On May 10, 4:23 pm, "David Kane" wrote:
"Martin Brown" wrote in message

oups.com...

Agreed. But equally when the experiment has a systematic error due to
using a relatively shallow fixed depth (but reproducible) searching to
score the moves played it doesn't take much intuition to conclude that
an engine that cannot annotate club level games accurately at that
level is completely out of its depth on superGMs.


I'd wager that this method would give generally meaningful results
for club players, *despite* the fact that it will inaccurately analyze
certain positions. It's a pity that the authors did not apply
the method to the games of players with different ELO. That's


I agree entirely. Crafty would have enough headroom over most club
players that the relatively small errors it made would not matter
compared to the fairly gross blunders that determine the outcome of
games at our level.

I do not believe this is true when it tries to rate world class
players who are intrinsically much stronger and have significantly
better stategic intuition and positional understanding than the
engine.

an easy and obvious extension that would have gone a long way
to validating the worth of the method.

The argument that the method is refuted by finding one position
that the computer analyzes incorrectly is false. There are analogous


I am not saying that. Although it is more fun to study interesting key
positions in top level GM games with deep engine analysis than to
focus on the mundane obvious wood pushing moves that no GM will ever
get wrong.

issues in ELO rating: which games should be rated, and what is the
significance of each game.


If you look back to the start of this thread I originally said I
thought the engine probably had managed something like an accurate
assessment. That was before I read the bit in the original paper that
said it was hobbled to 12 ply fixed search. I still think that is true
as far as blunder rate is concerned, but not so for accuarcy in non-
blunder play.


The proof of the pudding is in the eating.

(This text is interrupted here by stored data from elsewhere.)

template <class GetY>
__device__ __forceinline__ void w2d_epilogue(const W2DParams& P, const float* sBw, const int n, const int h0, const int w0, const int tr2,
                                             const int tq, const int vmask, const int m0, const int mh, const int ph, const int j,
                                             const int l16, const int pt, GetY get_y) {
  constexpr int BM = 64;
  int off0_0 = 0, off0_1 = 0, off1_0 = 0, off1_1 = 0, sm0_0 = 0, sm0_1 = 0, sm1_0 = 0, sm1_1 = 0;
#pragma unroll
  for (int a = 0; a < 2; ++a) {
    const int h = h0 + 2 * tr2 + a, w = w0 + 4 * tq;
    const int vm = (vmask >> (4 * a)) & 15;
    int hd = h - P.dst0.oh, wd = w - P.dst0.ow;
    if ((unsigned)hd < (unsigned)P.dst0.H) {
      (a == 0 ? off0_0 : off0_1) = hd * P.dst0.ws + wd;
#pragma unroll
      for (int i = 0; i < 4; ++i)
        if ((vm >> i & 1) && (unsigned)(wd + i) < (unsigned)P.dst0.W) (a == 0 ? sm0_0 : sm0_1) |= 1 << i;
    }
    hd = h - P.dst1.oh;
    wd = w - P.dst1.ow;
    if ((unsigned)hd < (unsigned)P.dst1.H) {
      (a == 0 ? off1_0 : off1_1) = hd * P.dst1.ws + wd;
#pragma unroll
      for (int i = 0; i < 4; ++i)
        if ((vm >> i & 1) && (unsigned)(wd + i) < (unsigned)P.dst1.W) (a == 0 ? sm1_0 : sm1_1) |= 1 << i;
    }
  }
  auto OFF0 = [&](int a) { return a == 0 ? off0_0 : off0_1; };
  auto OFF1 = [&](int a) { return a == 0 ? off1_0 : off1_1; };
  auto SM0 = [&](int a) { return a == 0 ? sm0_0 : sm0_1; };
  auto SM1 = [&](int a) { return a == 0 ? sm1_0 : sm1_1; };
  const long long lane0 = (long long)(j * 4) * P.dst0.cs, lane1 = (long long)(j * 4) * P.dst1.cs;
  float* const d0 = P.dst0.p + (long long)n * P.dst0.ns;
  float* const d1 = P.dst1.p + (long long)n * P.dst1.ns;
  float* const prow = P.partials != nullptr ? P.partials + (size_t)(pt * NWP + ph) * (2 * P.Mpad) : nullptr;

  if (P.bw_raw == nullptr) {
#pragma unroll
    for (int m = 0; m < 2; ++m) {
#pragma unroll
      for (int reg = 0; reg < 4; ++reg) {
        const int cu = m0 + mh * 32 + m * 16 + reg, co = cu + j * 4;
        const bool first = co < P.dst0.C;
        const int cd = first ? co : co - P.dst0.C;
        const bool co_ok = co < P.Cout && (first || cd < P.dst1.C);
        float* const plane = first ? d0 + (long long)cu * P.dst0.cs + lane0 : d1 + (long long)(cu - P.dst0.C) * P.dst1.cs + lane1;
        float y[2][4];
        get_y(m, reg, y);
        float s1 = 0.f, s2 = 0.f;
#pragma unroll
        for (int a = 0; a < 2; ++a) {
          const int sm = co_ok ? (first ? SM0(a) : SM1(a)) : 0;
          float* const px = plane + (first ? OFF0(a) : OFF1(a));
#pragma unroll
          for (int i = 0; i < 4; ++i) {
            if (sm >> i & 1) {
              s1 += y[a][i];
              s2 = fmaf(y[a][i], y[a][i], s2);
            }
          }
          if (sm == 15) {
            *reinterpret_cast<f32x4v*>(px) = f32x4{y[a][0], y[a][1], y[a][2], y[a][3]};
          } else {
#pragma unroll
            for (int i = 0; i < 4; ++i)
              if (sm >> i & 1) px[i] = y[a][i];
          }
        }
        if (prow != nullptr) {
          s1 = reduce16_to_lane15(s1);
          s2 = reduce16_to_lane15(s2);
          if (l16 == 15 && co < P.Mpad) {
            prow[co] = s1;
            prow[P.Mpad + co] = s2;
          }
        }
      }
    }
  } else {
#pragma unroll
    for (int m = 0; m < 2; ++m) {
#pragma unroll
      for (int reg = 0; reg < 4; ++reg) {
        const int cu = m0 + mh * 32 + m * 16 + reg, co = cu + j * 4;
        const long long cplane = (long long)n * P.dst0.ns + (co < P.Cout ? (long long)cu * P.dst0.cs + lane0 : 0);
        float xr[2][4];
#pragma unroll
        for (int a = 0; a < 2; ++a) {
          const float* const rp = P.bw_raw + cplane + OFF0(a);
// ... 7 lines not shown
        }
        const int cl = mh * 32 + m * 16 + j * 4 + reg;
        const float bsc = sBw[cl], bsh = sBw[BM + cl], bmu = sBw[2 * BM + cl], bis = sBw[3 * BM + cl];
        float y[2][4];
        get_y(m, reg, y);
        float s1 = 0.f, s2 = 0.f;
#pragma unroll
        for (int a = 0; a < 2; ++a) {
          const int sm = co < P.Cout ? SM0(a) : 0;
          float* const px = d0 + ((long long)cu * P.dst0.cs + lane0) + OFF0(a);
#pragma unroll
          for (int i = 0; i < 4; ++i) {
            const float x = xr[a][i];
            const float dz = ((sm >> i & 1) && fmaf(x, bsc, bsh) > 0.f) ? y[a][i] : 0.f;
            y[a][i] = dz;
            s1 += dz;
            s2 = fmaf(dz, (x - bmu) * bis, s2);
          }
          if (sm == 15) {
            *reinterpret_cast<f32x4v*>(px) = f32x4{y[a][0], y[a][1], y[a][2], y[a][3]};
          } else {
#pragma unroll
            for (int i = 0; i < 4; ++i)
              if (sm >> i & 1) px[i] = y[a][i];
          }
        }
        if (prow != nullptr) {
          s1 = reduce16_to_lane15(s1);
          s2 = reduce16_to_lane15(s2);
          if (l16 == 15 && co < P.Mpad) {
            prow[co] = s1;
            prow[P.Mpad + co] = s2;
          }
        }
      }
    }
  }
}

template <bool PLAIN, int HM = 0, bool SPLIT = false>
__global__ __launch_bounds__(128 * NWP, 2) void conv3x3_w2d_kernel(const W2DParams P) {
  constexpr bool X4 = HM == 1, U4 = HM == 2, PC = HM != 0;
  constexpr int W2D_NONE = -2147483647 - 1, W2D_PAD = -2147483647;
  static_assert(!X4 || PLAIN, "aligned 16-byte halo pieces: a plain, row-pitched source");
  constexpr int BM = W2D_BM, WTILE = W2D_WTILE, NT = 128 * NWP, NW = 2 * NWP;
  extern __shared__ __attribute__((aligned(16))) float smem[];
  const int PS = P.PS;
  const int BUF = WTILE + 4 * PS;

  const int tid = threadIdx.x, lane = tid & 63;
  const int wave8 = __builtin_amdgcn_readfirstlane(tid >> 6);
  const int ph = wave8 % NWP, fh = wave8 / NWP;
  const int j = lane >> 4, l16 = lane & 15;

  const int lid = xcd_swizzle(blockIdx.x, gridDim.x);
  int mbb = lid % P.mblocks;
  const int slab = SPLIT ? (lid / P.mblocks) % P.nslab : 0;
  int pt = SPLIT ? lid / P.mblocks / P.nslab : lid / P.mblocks;
  if (!SPLIT && P.mgrp < P.mblocks) {
    const int gsz = P.pgrp * P.mblocks;
    const int g = lid / gsz;
    int r = lid - g * gsz;
    const int p0 = g * P.pgrp;
    const int pn = min(P.pgrp, P.ptiles - p0);
    const int per = pn * P.mgrp;
    const int mg = r / per;
    r -= mg * per;
    const int gn = min(P.mgrp, P.mblocks - mg * P.mgrp);
    const int pl = r / gn;
    pt = p0 + pl;
    mbb = mg * P.mgrp + (r - pl * gn);
  }
  const int c_lo = SPLIT ? (int)((long)slab * P.nchunks / P.nslab) : 0;
  const int c_hi = SPLIT ? (int)((long)(slab + 1) * P.nchunks / P.nslab) : P.nchunks;
  const int m0 = mbb * BM;
  const int tpi = P.tiles_y * P.tiles_x;
  const int n = pt / tpi;
  const int rt = pt - n * tpi;
  const int ty = rt / P.tiles_x;
  const int h0 = ty * P.TH, w0 = (rt - ty * P.tiles_x) * P.TW;

  const int q = ph * 16 + l16;
  const bool q_ok = q < (P.TH >> 1) * P.TWq && q < 16 * NWP;
  const int tr2 = q_ok ? q / P.TWq : 0;
  const int tq = q_ok ? q - tr2 * P.TWq : 0;
  const int baddr = WTILE + j * PS + (2 * tr2) * P.WCp + 4 * tq + (PC ? 4 : 0);
  int vmask = 0;
  if (q_ok) {
#pragma unroll
    for (int a = 0; a < 2; ++a)
      if (h0 + 2 * tr2 + a < P.H) {
#pragma unroll
        for (int i = 0; i < 4; ++i)
          if (w0 + 4 * tq + i < P.W) vmask |= 1 << (4 * a + i);
      }
  }

  bool p_on[2];
  int pmask = 0;
  auto seg_offsets = [&](const int seg, int (&xo)[2], const bool mark) __attribute__((always_inline)) {
    const SrcD& S = seg ? P.src1 : P.src0;
#pragma unroll
    for (int pp = 0; pp < 2; ++pp) {
      xo[pp] = W2D_NONE;
      if constexpr (PC) {
        const int u = wave8 + NW * pp;
        p_on[pp] = u < 4 * P.NI;
        const int piece = (u % P.NI) * 64 + lane;
        const int rr = piece / P.NP, pc = piece - rr * P.NP;
        if (rr < P.WR) {
          const int gh = h0 - 1 + rr, gw = w0 - 4 + 4 * pc;
          if constexpr (X4) {
            xo[pp] = ((unsigned)gh < (unsigned)S.H && gw >= 0 && gw + 4 <= S.ws) ? gh * S.ws + gw : W2D_PAD;
          } else {
            const int hs = gh - S.oh, c0 = gw - S.ow;
            xo[pp] = W2D_PAD;
            if (S.C > 0 && (unsigned)hs < (unsigned)S.H && c0 + 3 >= 0 && c0 < S.W) {
              xo[pp] = hs * S.ws + c0;
#pragma unroll
              for (int e = 0; e < 4; ++e)
                if (mark && (c0 + e < 0 || c0 + e >= S.W)) pmask |= 1 << (8 * seg + 4 * pp + e);
            }
          }
        }
        continue;
      }
      p_on[pp] = wave8 + NW * pp < P.NPV;
      const int pos = (wave8 + NW * pp) * 64 + lane;
      const int rr = pos / P.WCp, cc = pos - rr * P.WCp;
      if (rr < P.WR && cc < P.WC) {
        const int gh = h0 - 1 + rr, gw = w0 - 1 + cc;
        const int hs = gh - S.oh, ws = gw - S.ow;
        xo[pp] = ((unsigned)hs < (unsigned)S.H && (unsigned)ws < (unsigned)S.W) ? hs * S.ws + ws : W2D_PAD;
      }
    }
  };
  int xo0[2], xo1[2];
  seg_offsets(0, xo0, true);
  seg_offsets(1, xo1, true);
  const int f_sw = P.src1.C > 0 ? P.src0.C / 4 : -1;
  const bool start1 = SPLIT && f_sw >= 0 && c_lo >= f_sw;
  {
    const float pad0 = (start1 ? P.src1.relu : P.src0.relu) ? __builtin_nanf("") : 0.f;
#pragma unroll
    for (int pp = 0; pp < 2; ++pp)
      if (p_on[pp] && (start1 ? xo1[pp] : xo0[pp]) == W2D_PAD) {
#pragma unroll
        for (int b = 0; b < 2; ++b) {
          if constexpr (PC) {
            const int u = wave8 + NW * pp;
#pragma unroll
            for (int e = 0; e < 4; ++e) smem[b * BUF + WTILE + (u / P.NI) * PS + 1 + (u % P.NI) * 256 + lane * 4 + e] = pad0;
          } else {
#pragma unroll
            for (int ch = 0; ch < 4; ++ch) smem[b * BUF + WTILE + ch * PS + (wave8 + NW * pp) * 64 + lane] = pad0;
          }
        }
      }
  }
  long long d_cs = start1 ? P.src1.cs : P.src0.cs;
  const float* d_base = (start1 ? P.src1.p + (long long)n * P.src1.ns : P.src0.p + (long long)n * P.src0.ns) +
                        (long long)(c_lo - (start1 ? f_sw : 0)) * 4 * d_cs;
  long long f_xl[2];
#pragma unroll
  for (int pp = 0; pp < 2; ++pp) f_xl[pp] = start1 ? xo1[pp] : xo0[pp];
  auto begin_fill = [&](int chunk, int buf) {
    if (f_sw < 0 || start1 || (chunk != f_sw && chunk != f_sw + 1)) return;
// ... 221 lines not shown
  };
  for (int chunk = c_lo; chunk < c_hi; chunk += 2) {
    run_chunk(chunk, std::integral_constant<int, 0>{});
    if (chunk + 1 < c_hi) run_chunk(chunk + 1, std::integral_constant<int, 1>{});
  }

  {
    float* const xs = smem + (wave8 * 12) * 256 + lane * 4;
    const float* const xr = smem + ((ph + NWP * (1 - fh)) * 12) * 256 + lane * 4;
#pragma unroll
    for (int r = 0; r < 2; ++r) {
      __syncthreads();
#pragma unroll
      for (int f = 0; f < 12; ++f) *reinterpret_cast<f32x4*>(xs + f * 256) = acc[2 + r][f];
      __syncthreads();
#pragma unroll
      for (int f = 0; f < 12; ++f) acc[2 + r][f] = *reinterpret_cast<const f32x4*>(xr + f * 256);
    }
  }

  auto out_transform = [&](auto hi_c, int m, int reg, float (&y)[2][4]) __attribute__((always_inline)) {
    constexpr bool HI = decltype(hi_c)::value;
    const int lo = HI ? 2 + m : m, hi = HI ? m : 2 + m;
    const int r0 = reg & ~1;
#pragma unroll
    for (int a = 0; a < 2; ++a) {
      f32x2v R[6];
#pragma unroll
      for (int fc = 0; fc < 6; ++fc) {
        const f32x2v M0 = {acc[lo][fc][r0], acc[lo][fc][r0 + 1]}, M1 = {acc[lo][6 + fc][r0], acc[lo][6 + fc][r0 + 1]};
        const f32x2v M2 = {acc[hi][fc][r0], acc[hi][fc][r0 + 1]}, M3 = {acc[hi][6 + fc][r0], acc[hi][6 + fc][r0 + 1]};
        R[fc] = a == 0 ? M0 + M1 + M2 : M1 - M2 - M3;
      }
      const f32x2v p12 = R[1] + R[2], m12 = R[1] - R[2], p34 = R[3] + R[4], m34 = R[3] - R[4];
      const f32x2v c2 = {2.f, 2.f}, c4 = {4.f, 4.f}, c8 = {8.f, 8.f};
      const f32x2v y0 = R[0] + p12 + p34, y1 = __builtin_elementwise_fma(c2, m34, m12), y2 = __builtin_elementwise_fma(c4, p34, p12);
      const f32x2v y3 = __builtin_elementwise_fma(c8, m34, m12) + R[5];
      y[a][0] = y0[reg & 1], y[a][1] = y1[reg & 1], y[a][2] = y2[reg & 1], y[a][3] = y3[reg & 1];
    }
  };

  auto finish = [&](auto hi_c) __attribute__((always_inline)) {
    auto get_y = [&](int m, int reg, float (&y)[2][4]) __attribute__((always_inline)) { out_transform(hi_c, m, reg, y); };
    if constexpr (SPLIT) {
      float* const sl = P.slabs + ((size_t)((size_t)pt * P.nslab + slab) * P.mblocks + mbb) * (size_t)(BM * 128 * NWP);
#pragma unroll
      for (int m = 0; m < 2; ++m)
#pragma unroll
        for (int reg = 0; reg < 4; ++reg) {
          float y[2][4];
          get_y(m, reg, y);
          float* const o = sl + ((size_t)(fh * 32 + m * 16 + j * 4 + reg) * (16 * NWP) + q) * 8;
          *reinterpret_cast<f32x4*>(o) = f32x4{y[0][0], y[0][1], y[0][2], y[0][3]};
          *reinterpret_cast<f32x4*>(o + 4) = f32x4{y[1][0], y[1][1], y[1][2], y[1][3]};
        }
    } else {
      w2d_epilogue(P, sBw, n, h0, w0, tr2, tq, vmask, m0, fh, ph, j, l16, pt, get_y);
    }
  };
  if (fh == 0)
    finish(std::false_type{});
  else
    finish(std::true_type{});
}

__global__ __launch_bounds__(128 * NWP) void w2d_slab_reduce_kernel(const W2DParams P) {
  constexpr int BM = W2D_BM;
  __shared__ float sBw[4 * BM];
  const int tid = threadIdx.x, lane = tid & 63;
  const int wave8 = __builtin_amdgcn_readfirstlane(tid >> 6);
  const int ph = wave8 % NWP, mh = wave8 / NWP;
  const int j = lane >> 4, l16 = lane & 15;
  const int lid = xcd_swizzle(blockIdx.x, gridDim.x);
  const int mbb = lid % P.mblocks;
  const int pt = lid / P.mblocks;
  const int m0 = mbb * BM;
  const int tpi = P.tiles_y * P.tiles_x;
  const int n = pt / tpi;
  const int rt = pt - n * tpi;
  const int ty = rt / P.tiles_x;
  const int h0 = ty * P.TH, w0 = (rt - ty * P.tiles_x) * P.TW;
  const int q = ph * 16 + l16;
  const bool q_ok = q < (P.TH >> 1) * P.TWq && q < 16 * NWP;
  const int tr2 = q_ok ? q / P.TWq : 0;
  const int tq = q_ok ? q - tr2 * P.TWq : 0;
  int vmask = 0;
  if (q_ok) {
#pragma unroll
    for (int a = 0; a < 2; ++a)
      if (h0 + 2 * tr2 + a < P.H) {
#pragma unroll
        for (int i = 0; i < 4; ++i)
          if (w0 + 4 * tq + i < P.W) vmask |= 1 << (4 * a + i);
      }
  }
  if (P.bw_raw != nullptr) {
    for (int c = tid; c < BM; c += 128 * NWP) {
      const int co = m0 + c < P.Cout ? m0 + c : 0;
      sBw[c] = P.bw_scale[co];
      sBw[BM + c] = P.bw_shift[co];
      sBw[2 * BM + c] = P.bw_mean[co];
      sBw[3 * BM + c] = P.bw_invstd[co];
    }
    __syncthreads();
  }
  const size_t tile_elems = (size_t)(BM * 128 * NWP);
  const float* const s0 = P.slabs + ((size_t)pt * P.nslab * P.mblocks + mbb) * tile_elems;
  auto get_y = [&](int m, int reg, float (&y)[2][4]) __attribute__((always_inline)) {
    const float* o = s0 + ((size_t)(mh * 32 + m * 16 + j * 4 + reg) * (16 * NWP) + q) * 8;
    f32x4 a = *reinterpret_cast<const f32x4*>(o), b = *reinterpret_cast<const f32x4*>(o + 4);
    for (int s = 1; s < P.nslab; ++s) {
      o += (size_t)P.mblocks * tile_elems;
      a += *reinterpret_cast<const f32x4*>(o);
      b += *reinterpret_cast<const f32x4*>(o + 4);
    }
    y[0][0] = a[0], y[0][1] = a[1], y[0][2] = a[2], y[0][3] = a[3];
    y[1][0] = b[0], y[1][1] = b[1], y[1][2] = b[2], y[1][3] = b[3];
  };
  w2d_epilogue(P, sBw, n, h0, w0, tr2, tq, vmask, m0, mh, ph, j, l16, pt, get_y);
}

namespace {

struct W2DPlan {
  int TH, TW, TWq, tiles_y, tiles_x, mblocks, WR, WC, WCp, PS;
};

int w2d_read_cycles(int TWq, int LP, int PS) {
  static const int g128[2][16] = {{0, 1, 2, 3, 12, 13, 14, 15, 20, 21, 22, 23, 24, 25, 26, 27},
                                  {4, 5, 6, 7, 8, 9, 10, 11, 16, 17, 18, 19, 28, 29, 30, 31}};
  int total = 0;
  for (int ph = 0; ph < NWP; ++ph) {
    int addr[64];
    for (int lane = 0; lane < 64; ++lane) {
      const int q = ph * 16 + (lane & 15);
      addr[lane] = (lane >> 4) * PS + 2 * (q / TWq) * LP + 4 * (q % TWq);
    }
    for (int half = 0; half < 2; ++half) {
      for (int g = 0; g < 2; ++g) {
        int worst = 0;
        for (int slot = 0; slot < 16; ++slot) {
          int distinct = 0, seen[16];
          for (int i = 0; i < 16; ++i) {
            const int a = addr[g128[g][i] + 32 * half];
            if ((a / 4) % 16 != slot) continue;
            bool dup = false;
            for (int k = 0; k < distinct; ++k) dup = dup || seen[k] == a;
            if (!dup) seen[distinct++] = a;
          }
          worst = distinct > worst ? distinct : worst;
        }
        total += worst;
      }
      int worst = 0;
      for (int slot = 0; slot < 32; ++slot) {
        int distinct = 0, seen[32];
        for (int i = 0; i < 32; ++i) {
          const int a = addr[i + 32 * half] + 4;
          if ((a / 2) % 32 != slot) continue;
          bool dup = false;
          for (int k = 0; k < distinct; ++k) dup = dup || seen[k] == a;
          if (!dup) seen[distinct++] = a;
        }
        worst = distinct > worst ? distinct : worst;
      }
      total += worst;
    }
// ... 131 lines not shown

extern "C" int64_t gsd_conv3x3_w2d_mfma_count(int N, int H, int W, int Cin, int Cout) {
  W2DPlan p;
  if (N <= 0 || H <= 0 || W <= 0 || Cin <= 0 || Cout <= 0 || !plan_w2d(N, H, W, Cout, &p)) return 0;
  return (int64_t)N * p.tiles_y * p.tiles_x * p.mblocks * ceil_div(Cin, 4) * (2 * NWP * 48);
}

extern "C" double gsd_conv3x3_w2d_estimate_us(int N, int H, int W, int Cin, int Cout) {
  W2DPlan p;
  if (N <= 0 || H <= 0 || W <= 0 || Cin <= 0 || Cout <= 0 || !plan_w2d(N, H, W, Cout, &p)) return 0.0;
  const long blocks = (long)N * p.tiles_y * p.tiles_x * p.mblocks;
  return w2d_time_us(blocks, ceil_div(Cin, 4), 1, false);
}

A claim that
an analytical method is meaningful must be supported with evidence,
and that is true whether you are talking about "average
error analyzed by 12 ply Crafty" or some sophisticated calculation
based on 20-ply Hydra analyses.

The paper lacks any supporting evidence and therefore
its conclusions are dubious. However, I consider the method
highly interesting and worthy of discussion.


I revised my view after experimenting with Crafty at 12ply annotating
a few of my already Shredder10 (30s/move)annotated games. The
experiment is not difficult to do. Perhaps you will see a different
result?

Regards,
Martin Brown

PS Aplogies if this is posted twice, but from here it looks like
Google dropped it on the floor again.